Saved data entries

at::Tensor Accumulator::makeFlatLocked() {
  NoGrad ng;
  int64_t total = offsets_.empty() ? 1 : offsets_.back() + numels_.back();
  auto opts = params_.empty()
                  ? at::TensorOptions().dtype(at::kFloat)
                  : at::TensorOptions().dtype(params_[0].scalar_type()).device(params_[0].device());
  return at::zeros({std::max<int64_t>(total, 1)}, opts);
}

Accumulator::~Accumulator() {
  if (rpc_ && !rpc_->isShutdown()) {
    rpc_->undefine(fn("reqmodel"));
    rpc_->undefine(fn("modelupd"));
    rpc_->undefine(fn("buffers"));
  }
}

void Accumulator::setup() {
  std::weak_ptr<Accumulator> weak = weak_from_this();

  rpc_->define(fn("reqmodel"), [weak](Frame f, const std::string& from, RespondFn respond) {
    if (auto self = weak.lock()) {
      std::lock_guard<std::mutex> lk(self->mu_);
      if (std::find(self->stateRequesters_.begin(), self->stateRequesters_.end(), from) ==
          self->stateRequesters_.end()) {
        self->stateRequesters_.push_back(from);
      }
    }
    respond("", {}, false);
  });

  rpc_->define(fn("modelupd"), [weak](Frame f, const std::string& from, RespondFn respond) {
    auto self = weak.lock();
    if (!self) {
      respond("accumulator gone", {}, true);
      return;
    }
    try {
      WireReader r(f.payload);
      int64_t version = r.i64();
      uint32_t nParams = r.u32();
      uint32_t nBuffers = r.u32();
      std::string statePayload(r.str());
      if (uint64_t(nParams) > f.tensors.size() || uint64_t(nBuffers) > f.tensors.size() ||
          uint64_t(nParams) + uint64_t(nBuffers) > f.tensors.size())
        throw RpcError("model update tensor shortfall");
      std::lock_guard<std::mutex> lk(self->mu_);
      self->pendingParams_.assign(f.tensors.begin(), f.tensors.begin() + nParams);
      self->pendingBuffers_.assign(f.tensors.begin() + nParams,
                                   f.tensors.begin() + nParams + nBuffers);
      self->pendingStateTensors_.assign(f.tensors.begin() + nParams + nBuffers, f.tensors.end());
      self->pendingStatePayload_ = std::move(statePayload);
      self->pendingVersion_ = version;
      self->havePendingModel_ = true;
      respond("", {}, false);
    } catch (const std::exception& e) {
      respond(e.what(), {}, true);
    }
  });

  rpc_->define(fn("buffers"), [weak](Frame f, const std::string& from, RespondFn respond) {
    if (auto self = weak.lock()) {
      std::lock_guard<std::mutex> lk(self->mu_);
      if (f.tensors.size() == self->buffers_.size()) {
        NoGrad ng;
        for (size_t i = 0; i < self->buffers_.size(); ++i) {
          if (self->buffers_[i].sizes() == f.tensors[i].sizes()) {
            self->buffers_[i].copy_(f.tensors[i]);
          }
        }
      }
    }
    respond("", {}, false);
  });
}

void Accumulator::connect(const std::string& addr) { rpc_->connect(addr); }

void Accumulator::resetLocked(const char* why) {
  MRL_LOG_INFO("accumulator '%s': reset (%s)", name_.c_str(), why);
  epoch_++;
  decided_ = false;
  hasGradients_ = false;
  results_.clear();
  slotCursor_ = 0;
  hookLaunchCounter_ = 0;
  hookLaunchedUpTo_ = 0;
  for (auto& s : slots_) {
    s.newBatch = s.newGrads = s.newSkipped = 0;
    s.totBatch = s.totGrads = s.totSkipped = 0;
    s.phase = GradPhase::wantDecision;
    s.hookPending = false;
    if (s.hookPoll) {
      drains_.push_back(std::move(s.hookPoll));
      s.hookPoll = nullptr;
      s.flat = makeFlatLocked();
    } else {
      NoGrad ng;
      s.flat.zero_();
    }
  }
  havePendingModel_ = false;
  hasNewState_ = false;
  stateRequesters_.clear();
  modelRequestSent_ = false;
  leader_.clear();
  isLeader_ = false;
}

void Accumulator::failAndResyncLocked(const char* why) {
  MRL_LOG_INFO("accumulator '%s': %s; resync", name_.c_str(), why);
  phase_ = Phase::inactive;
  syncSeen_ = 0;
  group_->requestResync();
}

--

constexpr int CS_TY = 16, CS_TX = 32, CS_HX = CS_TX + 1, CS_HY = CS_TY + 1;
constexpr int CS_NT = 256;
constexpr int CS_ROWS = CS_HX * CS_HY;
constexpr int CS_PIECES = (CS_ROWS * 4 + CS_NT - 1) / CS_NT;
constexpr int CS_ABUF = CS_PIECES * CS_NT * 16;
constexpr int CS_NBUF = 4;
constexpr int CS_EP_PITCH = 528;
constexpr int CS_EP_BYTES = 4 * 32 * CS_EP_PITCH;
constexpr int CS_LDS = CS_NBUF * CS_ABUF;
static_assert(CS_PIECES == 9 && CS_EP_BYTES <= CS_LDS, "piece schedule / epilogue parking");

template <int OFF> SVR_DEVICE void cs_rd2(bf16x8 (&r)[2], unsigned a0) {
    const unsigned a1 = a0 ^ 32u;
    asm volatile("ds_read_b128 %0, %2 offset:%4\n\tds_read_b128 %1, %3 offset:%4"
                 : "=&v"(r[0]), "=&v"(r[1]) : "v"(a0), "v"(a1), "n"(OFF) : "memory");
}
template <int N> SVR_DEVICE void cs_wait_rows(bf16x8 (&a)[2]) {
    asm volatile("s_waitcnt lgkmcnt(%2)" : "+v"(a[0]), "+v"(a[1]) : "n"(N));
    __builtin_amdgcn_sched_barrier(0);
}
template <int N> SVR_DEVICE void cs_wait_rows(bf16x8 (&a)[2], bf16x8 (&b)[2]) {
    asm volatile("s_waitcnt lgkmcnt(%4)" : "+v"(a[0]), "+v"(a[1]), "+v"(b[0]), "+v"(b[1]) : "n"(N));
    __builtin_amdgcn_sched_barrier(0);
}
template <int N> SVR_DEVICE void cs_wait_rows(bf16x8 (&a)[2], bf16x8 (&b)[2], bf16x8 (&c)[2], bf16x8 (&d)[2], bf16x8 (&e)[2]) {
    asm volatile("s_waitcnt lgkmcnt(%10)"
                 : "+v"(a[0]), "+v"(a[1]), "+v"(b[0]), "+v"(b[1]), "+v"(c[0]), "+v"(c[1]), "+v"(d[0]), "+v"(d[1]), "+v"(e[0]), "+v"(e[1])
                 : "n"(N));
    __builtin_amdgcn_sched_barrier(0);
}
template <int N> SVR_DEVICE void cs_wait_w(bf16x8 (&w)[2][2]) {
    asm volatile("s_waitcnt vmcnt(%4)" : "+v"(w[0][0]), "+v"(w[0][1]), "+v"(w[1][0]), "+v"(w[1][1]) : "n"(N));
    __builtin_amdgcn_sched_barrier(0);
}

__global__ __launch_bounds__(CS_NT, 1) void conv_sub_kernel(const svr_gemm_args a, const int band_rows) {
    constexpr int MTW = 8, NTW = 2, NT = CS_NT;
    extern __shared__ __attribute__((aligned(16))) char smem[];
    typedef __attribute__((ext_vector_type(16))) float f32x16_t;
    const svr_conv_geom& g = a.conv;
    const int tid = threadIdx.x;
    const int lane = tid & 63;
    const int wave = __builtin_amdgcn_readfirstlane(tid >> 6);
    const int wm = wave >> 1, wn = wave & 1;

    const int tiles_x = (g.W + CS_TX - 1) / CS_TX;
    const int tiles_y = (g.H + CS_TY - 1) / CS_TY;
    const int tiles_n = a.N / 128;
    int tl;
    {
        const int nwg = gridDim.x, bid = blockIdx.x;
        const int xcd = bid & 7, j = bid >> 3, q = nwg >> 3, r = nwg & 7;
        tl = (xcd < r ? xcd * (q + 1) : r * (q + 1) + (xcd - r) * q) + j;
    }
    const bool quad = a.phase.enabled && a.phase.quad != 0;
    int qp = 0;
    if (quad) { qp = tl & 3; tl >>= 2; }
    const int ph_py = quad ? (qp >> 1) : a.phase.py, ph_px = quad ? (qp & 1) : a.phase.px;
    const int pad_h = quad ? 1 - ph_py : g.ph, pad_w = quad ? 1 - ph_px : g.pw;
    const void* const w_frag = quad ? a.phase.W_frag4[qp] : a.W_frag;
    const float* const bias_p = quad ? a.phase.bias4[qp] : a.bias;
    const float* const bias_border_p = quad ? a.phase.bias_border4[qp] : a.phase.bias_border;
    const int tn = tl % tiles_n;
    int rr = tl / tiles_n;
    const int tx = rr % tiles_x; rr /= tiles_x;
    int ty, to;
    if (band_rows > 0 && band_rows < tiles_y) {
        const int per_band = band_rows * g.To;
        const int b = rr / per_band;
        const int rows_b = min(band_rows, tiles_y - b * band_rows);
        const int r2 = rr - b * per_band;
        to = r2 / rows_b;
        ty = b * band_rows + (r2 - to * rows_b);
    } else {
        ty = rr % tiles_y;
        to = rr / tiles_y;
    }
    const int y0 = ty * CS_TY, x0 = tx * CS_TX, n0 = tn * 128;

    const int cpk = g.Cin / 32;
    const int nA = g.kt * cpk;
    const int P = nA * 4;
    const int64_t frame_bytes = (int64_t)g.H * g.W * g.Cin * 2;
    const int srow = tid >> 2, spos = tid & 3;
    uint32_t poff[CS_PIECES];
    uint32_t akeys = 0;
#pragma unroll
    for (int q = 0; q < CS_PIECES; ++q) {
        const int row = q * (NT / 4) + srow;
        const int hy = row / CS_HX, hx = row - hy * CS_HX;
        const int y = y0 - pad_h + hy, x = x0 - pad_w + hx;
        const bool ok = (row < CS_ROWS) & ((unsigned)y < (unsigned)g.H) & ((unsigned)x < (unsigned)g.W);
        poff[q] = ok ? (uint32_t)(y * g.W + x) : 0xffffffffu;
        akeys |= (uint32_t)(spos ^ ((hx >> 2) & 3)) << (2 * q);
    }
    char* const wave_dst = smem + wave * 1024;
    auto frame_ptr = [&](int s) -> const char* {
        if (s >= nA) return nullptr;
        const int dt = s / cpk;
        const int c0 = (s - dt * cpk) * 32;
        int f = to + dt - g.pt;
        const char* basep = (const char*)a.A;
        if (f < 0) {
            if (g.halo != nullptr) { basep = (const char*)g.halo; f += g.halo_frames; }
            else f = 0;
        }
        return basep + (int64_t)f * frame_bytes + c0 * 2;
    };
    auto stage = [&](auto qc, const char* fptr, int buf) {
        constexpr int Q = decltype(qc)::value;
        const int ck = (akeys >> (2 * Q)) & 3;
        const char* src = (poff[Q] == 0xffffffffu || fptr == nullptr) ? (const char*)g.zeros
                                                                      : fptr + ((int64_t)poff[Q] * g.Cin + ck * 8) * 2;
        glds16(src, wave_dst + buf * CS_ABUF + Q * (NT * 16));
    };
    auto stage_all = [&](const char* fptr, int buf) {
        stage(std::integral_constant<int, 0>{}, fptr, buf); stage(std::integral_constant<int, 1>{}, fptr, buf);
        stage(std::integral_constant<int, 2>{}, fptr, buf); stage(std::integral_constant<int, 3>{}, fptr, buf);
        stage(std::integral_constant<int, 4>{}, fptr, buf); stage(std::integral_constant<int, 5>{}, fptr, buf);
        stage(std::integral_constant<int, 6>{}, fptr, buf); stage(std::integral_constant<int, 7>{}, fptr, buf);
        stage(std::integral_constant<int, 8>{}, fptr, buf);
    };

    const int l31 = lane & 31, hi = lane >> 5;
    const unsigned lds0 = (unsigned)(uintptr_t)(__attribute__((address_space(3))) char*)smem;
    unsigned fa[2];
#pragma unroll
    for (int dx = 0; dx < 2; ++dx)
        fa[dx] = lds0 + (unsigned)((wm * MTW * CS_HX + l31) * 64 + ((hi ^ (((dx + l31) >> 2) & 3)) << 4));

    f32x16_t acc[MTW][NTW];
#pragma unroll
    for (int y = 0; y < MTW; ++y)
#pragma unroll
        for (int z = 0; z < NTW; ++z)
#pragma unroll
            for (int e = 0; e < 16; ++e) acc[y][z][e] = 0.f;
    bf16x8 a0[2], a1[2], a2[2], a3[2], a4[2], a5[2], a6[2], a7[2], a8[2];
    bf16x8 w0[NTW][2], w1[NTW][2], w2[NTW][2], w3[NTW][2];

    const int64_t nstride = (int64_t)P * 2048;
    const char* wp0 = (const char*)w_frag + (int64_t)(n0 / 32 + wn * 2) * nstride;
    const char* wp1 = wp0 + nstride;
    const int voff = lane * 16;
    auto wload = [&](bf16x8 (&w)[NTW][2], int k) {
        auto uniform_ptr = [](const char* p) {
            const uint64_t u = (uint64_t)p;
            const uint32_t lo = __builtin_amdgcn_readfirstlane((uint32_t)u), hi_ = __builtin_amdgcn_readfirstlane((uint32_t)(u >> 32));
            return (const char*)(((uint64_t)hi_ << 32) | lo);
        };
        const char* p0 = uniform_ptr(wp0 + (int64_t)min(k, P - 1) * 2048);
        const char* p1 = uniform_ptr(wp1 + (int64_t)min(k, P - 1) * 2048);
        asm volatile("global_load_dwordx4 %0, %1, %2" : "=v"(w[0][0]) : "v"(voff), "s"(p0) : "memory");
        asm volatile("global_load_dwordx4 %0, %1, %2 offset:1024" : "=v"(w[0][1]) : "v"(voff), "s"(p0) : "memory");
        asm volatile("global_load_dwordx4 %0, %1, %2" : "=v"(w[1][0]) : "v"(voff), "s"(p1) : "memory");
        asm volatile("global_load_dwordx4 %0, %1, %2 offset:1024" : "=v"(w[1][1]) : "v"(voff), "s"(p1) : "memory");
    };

## About this exercise
The lines above from the one with "const void* const" through the one with "const int srow" are to be duplicated exactly, ends included, with nothing added.

## Solution for this exercise
    const void* const w_frag = quad ? a.phase.W_frag4[qp] : a.W_frag;
    const float* const bias_p = quad ? a.phase.bias4[qp] : a.bias;
    const float* const bias_border_p = quad ? a.phase.bias_border4[qp] : a.phase.bias_border;
    const int tn = tl % tiles_n;
    int rr = tl / tiles_n;
    const int tx = rr % tiles_x; rr /= tiles_x;
    int ty, to;
    if (band_rows > 0 && band_rows < tiles_y) {
        const int per_band = band_rows * g.To;
        const int b = rr / per_band;
        const int rows_b = min(band_rows, tiles_y - b * band_rows);
        const int r2 = rr - b * per_band;
        to = r2 / rows_b;
        ty = b * band_rows + (r2 - to * rows_b);
    } else {
        ty = rr % tiles_y;
        to = rr / tiles_y;
    }
    const int y0 = ty * CS_TY, x0 = tx * CS_TX, n0 = tn * 128;

    const int cpk = g.Cin / 32;
    const int nA = g.kt * cpk;
    const int P = nA * 4;
    const int64_t frame_bytes = (int64_t)g.H * g.W * g.Cin * 2;
    const int srow = tid >> 2, spos = tid & 3;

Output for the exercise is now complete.